The rates of discontinuation with genomycotic infections were extremely low in our study (0.6%), which is surprising given the data that up to 10% of women may develop vulvovaginal candidiasis with SGLT-2 inhibitors. Forty percent of our study population were women and only two discontinued treatment due to genomycotic infections. It is possible that women who had a single episode of genomycotic infections did not report if they had treatment locally and became better. There were no cases of pyelonephritis or Fournier's gangrene in our study population. Hypoglycemias were reported more with the insulin-treated group, however, there were no episodes of severe hypoglycemia needing hospitalization, both in the insulin-treated and oral agent's combination groups. We did not record any case of euglycemic diabetic ketoacidosis in this cohort.

There are major limitations in our study. Our study was a short-term observational study with no comparator arm, therefore, the possibility of confounding factors altering the interpretation of study is possible. There was a paucity of data on postprandial glucose levels due to logistical issues. The rates of discontinuation of the drug due to genomycotic infections were extremely low raising the possibility that a single episode of vulvovaginitis could have been missed in the data collection. Finally, empagliflozin was the only SGLT-2 inhibitor used in this study due to personal preferences by the diabetes team based on the current evidence, the slight concern with lower-limb amputations with canagliflozin, and the yet to be published CVOT with dapagliflozin at the time of the study.

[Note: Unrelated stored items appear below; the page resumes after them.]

# castorini/howl

Hardware: AMD Instinct MI355X
Metric: utterances/sec/node (res8 end-to-end training step, 1s@16kHz, 40-mel) (higher is better)
Workload: dtype f32; 1 GPU; res8 training step (frontend+fwd+xent+bwd+AdamW), 512 x 1 s utterances per GPU, 12 labels -- BASELINE configs[2] per-GPU share: res8 GSC-12, 512 x 1 s per GPU (4096 over 8); global_batch=512, samples_per_utterance=16000, labels=12, parallelism=single, frontend=eval

## Files before the change

### howl_amd/csrc/res8.hip

```cpp
#include "howl_common.hip.h"
#include "../../include/howl_hip.h"

namespace {

struct HowlPtrs6 {
    float* p[6];
};
constexpr int MAX_WINDOWS = 64;
struct HowlWinRows {
    int lo[MAX_WINDOWS], hi[MAX_WINDOWS];
};
struct HowlBnBuffers {
    float* running_mean;
    float* running_var;
    long long* num_batches;
};
struct BnFold {
    const float* part;
    int nparts;
    double count;
    float* stats_out;
    HowlBnBuffers bn;
};

// ... 1646 lines not shown
#pragma unroll
        for (int nt = 0; nt < 3; ++nt) {
            const int tap = 4 * ks + g, c = 16 * nt + n;
            bw[ks][nt] = (tap < 9 && c < NMAP) ? w0[c * 9 + tap] : 0.0f;
        }
    int aoff[3];
#pragma unroll
    for (int ks = 0; ks < 3; ++ks) {
        const int tap = min(4 * ks + g, 8);
        aoff[ks] = (tap / 3) * pitch + tap % 3 + (n & 7) + (n >> 3) * 3 * pitch;
    }
    for (int i = tid; i < 3 * pitch + 16; i += C0M_THREADS) tin[(T + 2) * pitch + i] = 0.0f;
    for (int item = blockIdx.x; item < B * slices; item += nconv) {
        const int b = item / slices, sl = item - b * slices;
        const int ph0 = (sl * H) / slices, ph1 = ((sl + 1) * H) / slices;
        __syncthreads();
        const int clip = b / nwin, wi = b - clip * nwin;
        const int t0 = EXACT ? wi * win_step : min(wi * win_step, win_last);
        load_feat_tile<EXACT>(tin, feat + (long)clip * sb + (long)t0 * st, 0, st, sm, 0, T, M, tid, C0M_THREADS, -t0, win_last - t0);
        __syncthreads();
        constexpr int NJ = 5 * NS;
        for (int u = wave; u < NJ * ((ph1 - ph0 + 1) / 2); u += C0M_THREADS / 64) {
            const int pp = u / NJ, j8 = u - NJ * pp;
            const float* rowp = tin + 3 * (ph0 + 2 * pp) * pitch + 8 * j8;
            {
                f32x4 acc[3][3];
#pragma unroll
                for (int tl = 0; tl < 3; ++tl)
#pragma unroll
                    for (int nt = 0; nt < 3; ++nt) acc[tl][nt] = {0.0f, 0.0f, 0.0f, 0.0f};
#pragma unroll
                for (int tl = 0; tl < 3; ++tl)
#pragma unroll
                    for (int ks = 0; ks < 3; ++ks) {
                        const float a = rowp[aoff[ks] + tl * pitch];
#pragma unroll
                        for (int nt = 0; nt < 3; ++nt)
                            acc[tl][nt] = __builtin_amdgcn_mfma_f32_16x16x4f32(a, bw[ks][nt], acc[tl][nt], 0, 0, 0);
                    }
                const int pw = 2 * j8 + (g & 1), ph = ph0 + 2 * pp + (g >> 1);
#pragma unroll
                for (int nt = 0; nt < 3; ++nt) {
                    float sum = 0.0f;
                    unsigned bits = 0;
#pragma unroll
                    for (int tl = 0; tl < 3; ++tl)
#pragma unroll
                        for (int r = 0; r < 4; ++r) {
                            const int rb = max(__float_as_int(acc[tl][nt][r]), 0);
                            sum += __int_as_float(rb);
                            bits |= min((unsigned)rb, 1u) << (4 * tl + r);
                        }
                    const int c = 16 * nt + n;
                    if (ph < ph1 && c < NMAP) {
                        const int strip = NS > 1 ? pw / PW : 0;
                        const size_t o = (((size_t)b * NS + strip) * NMAP + c) * P + (size_t)ph * PW + (pw - strip * PW);
                        s0[o] = sum * (1.0f / 12.0f);
                        if (mask0 != nullptr) mask0[o] = (unsigned short)bits;
                    }
                }
            }
        }
    }
}

constexpr int C0G_WAVES = 15, C0G_THREADS = 64 * C0G_WAVES, C0G_CPW = NMAP / C0G_WAVES;
static_assert(C0G_CPW * C0G_WAVES == NMAP, "channels split evenly over the waves");

__device__ __forceinline__ void load_patch(float (&x)[5][6], const float* tin, int pitch, int ph, int pw) {
    const float* base = tin + 3 * ph * pitch + 4 * pw;
#pragma unroll
    for (int r = 0; r < 5; ++r) {
        const float4 a = *reinterpret_cast<const float4*>(base + r * pitch);
        const float2 c = *reinterpret_cast<const float2*>(base + r * pitch + 4);
        x[r][0] = a.x, x[r][1] = a.y, x[r][2] = a.z, x[r][3] = a.w, x[r][4] = c.x, x[r][5] = c.y;
    }
}

template <int NS = 1, bool EXACT = false>
__global__ __launch_bounds__(C0G_THREADS) void conv0_wgrad_valu_kernel(const float* __restrict__ feat, long sb, long st, long sm,
                                                                      const unsigned short* __restrict__ mask0,
                                                                      const float* __restrict__ ga, const float* __restrict__ gb,
                                                                      float* __restrict__ part, int B, int T, int M, int H,
                                                                      int slices, StripGeom sg, int t_total) {
    HIP_DYNAMIC_SHARED(float, lds)
    float* tin = lds;
    const int tid = threadIdx.x, lane = tid & 63;
    const int wave = __builtin_amdgcn_readfirstlane(tid >> 6);
    const int pitch = M + 4;
    const int P = H * PW;
    float acc[C0G_CPW][9];
#pragma unroll
    for (int j = 0; j < C0G_CPW; ++j)
#pragma unroll
        for (int t = 0; t < 9; ++t) acc[j][t] = 0.0f;
    const int nrs = EXACT ? sg.nr : 1;
    for (int item = blockIdx.x; item < B * nrs * NS * slices; item += gridDim.x) {
        const int vb = item / slices, sl = item - vb * slices;
        const int vq = NS > 1 ? vb / NS : vb, strip = NS > 1 ? vb - vq * NS : 0;
        const int b = EXACT ? vq / nrs : vq, rs = EXACT ? vq - b * nrs : 0;
        const int Pv = (EXACT && rs == nrs - 1) ? sg.hv_last * PW : P;
        const int cell0 = (sl * Pv) / slices, cell1 = ((sl + 1) * Pv) / slices;
        __syncthreads();
        if constexpr (EXACT)
            load_feat_tile<true>(tin, feat + (long)rs * T * st, sb, st, sm, b, T, M, tid, C0G_THREADS, -rs * T, t_total - rs * T);
        else
            load_feat_tile(tin, feat, sb, st, sm, b, T, M, tid, C0G_THREADS);
        __syncthreads();
        const float* gab = ga + ((size_t)vb * NMAP + C0G_CPW * wave) * P;
        const float* gbb = gb != nullptr ? gb + ((size_t)vb * NMAP + C0G_CPW * wave) * P : nullptr;
        const unsigned short* mb = mask0 + ((size_t)vb * NMAP + C0G_CPW * wave) * P;
        for (int cb = cell0; cb < cell1; cb += 64) {
            const int cell = cb + lane;
            const bool valid = cell < cell1;
            const unsigned cc = (unsigned)(valid ? cell : cell1 - 1);
            float gv[C0G_CPW];
            unsigned mv[C0G_CPW];
#pragma unroll
            for (int j = 0; j < C0G_CPW; ++j) {
                const unsigned o = (unsigned)(j * P) + cc;
                gv[j] = gab[o] + (gbb != nullptr ? gbb[o] : 0.0f);
                mv[j] = mb[o];
            }
            const int ph = (int)cc / PW, pw = (int)cc - ph * PW;
            float x[5][6];
            load_patch(x, tin, pitch, ph, pw + strip * PW);
#pragma unroll
            for (int j = 0; j < C0G_CPW; ++j) {
                const int gbits = valid ? __float_as_int(gv[j] * (1.0f / 12.0f)) : 0;
#pragma unroll
                for (int tl = 0; tl < 3; ++tl)
#pragma unroll
                    for (int fl = 0; fl < 4; ++fl) {
                        const int k = 4 * tl + fl;
                        const int sel = ((int)(mv[j] << (31 - k))) >> 31;
                        const float dy = __int_as_float(sel & gbits);
#pragma unroll
                        for (int tap = 0; tap < 9; ++tap) acc[j][tap] = fmaf(dy, x[tl + tap / 3][fl + tap % 3], acc[j][tap]);
                    }
            }
        }
    }
#pragma unroll
    for (int j = 0; j < C0G_CPW; ++j)
#pragma unroll
        for (int t = 0; t < 9; ++t) {
            const float v = wave_sum_rows(acc[j][t]);
            if (lane == 0) part[(size_t)blockIdx.x * NMAP * 9 + (C0G_CPW * wave + j) * 9 + t] = v;
        }
}
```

In summary, we have shown short-term reductions in cardiometabolic risk factors in patients with type 2 diabetes in the absence of major adverse events in a real-world observational study. Further long-term follow-up of this cohort will shed light on CV outcomes in an Indian population.

Financial support and sponsorship

Nil.

Conflicts of interest

Krishnan Swaminathan reports receiving honoraria from Boehringer for speaking assignments on empagliflozin. Other authors report no conflict of interest.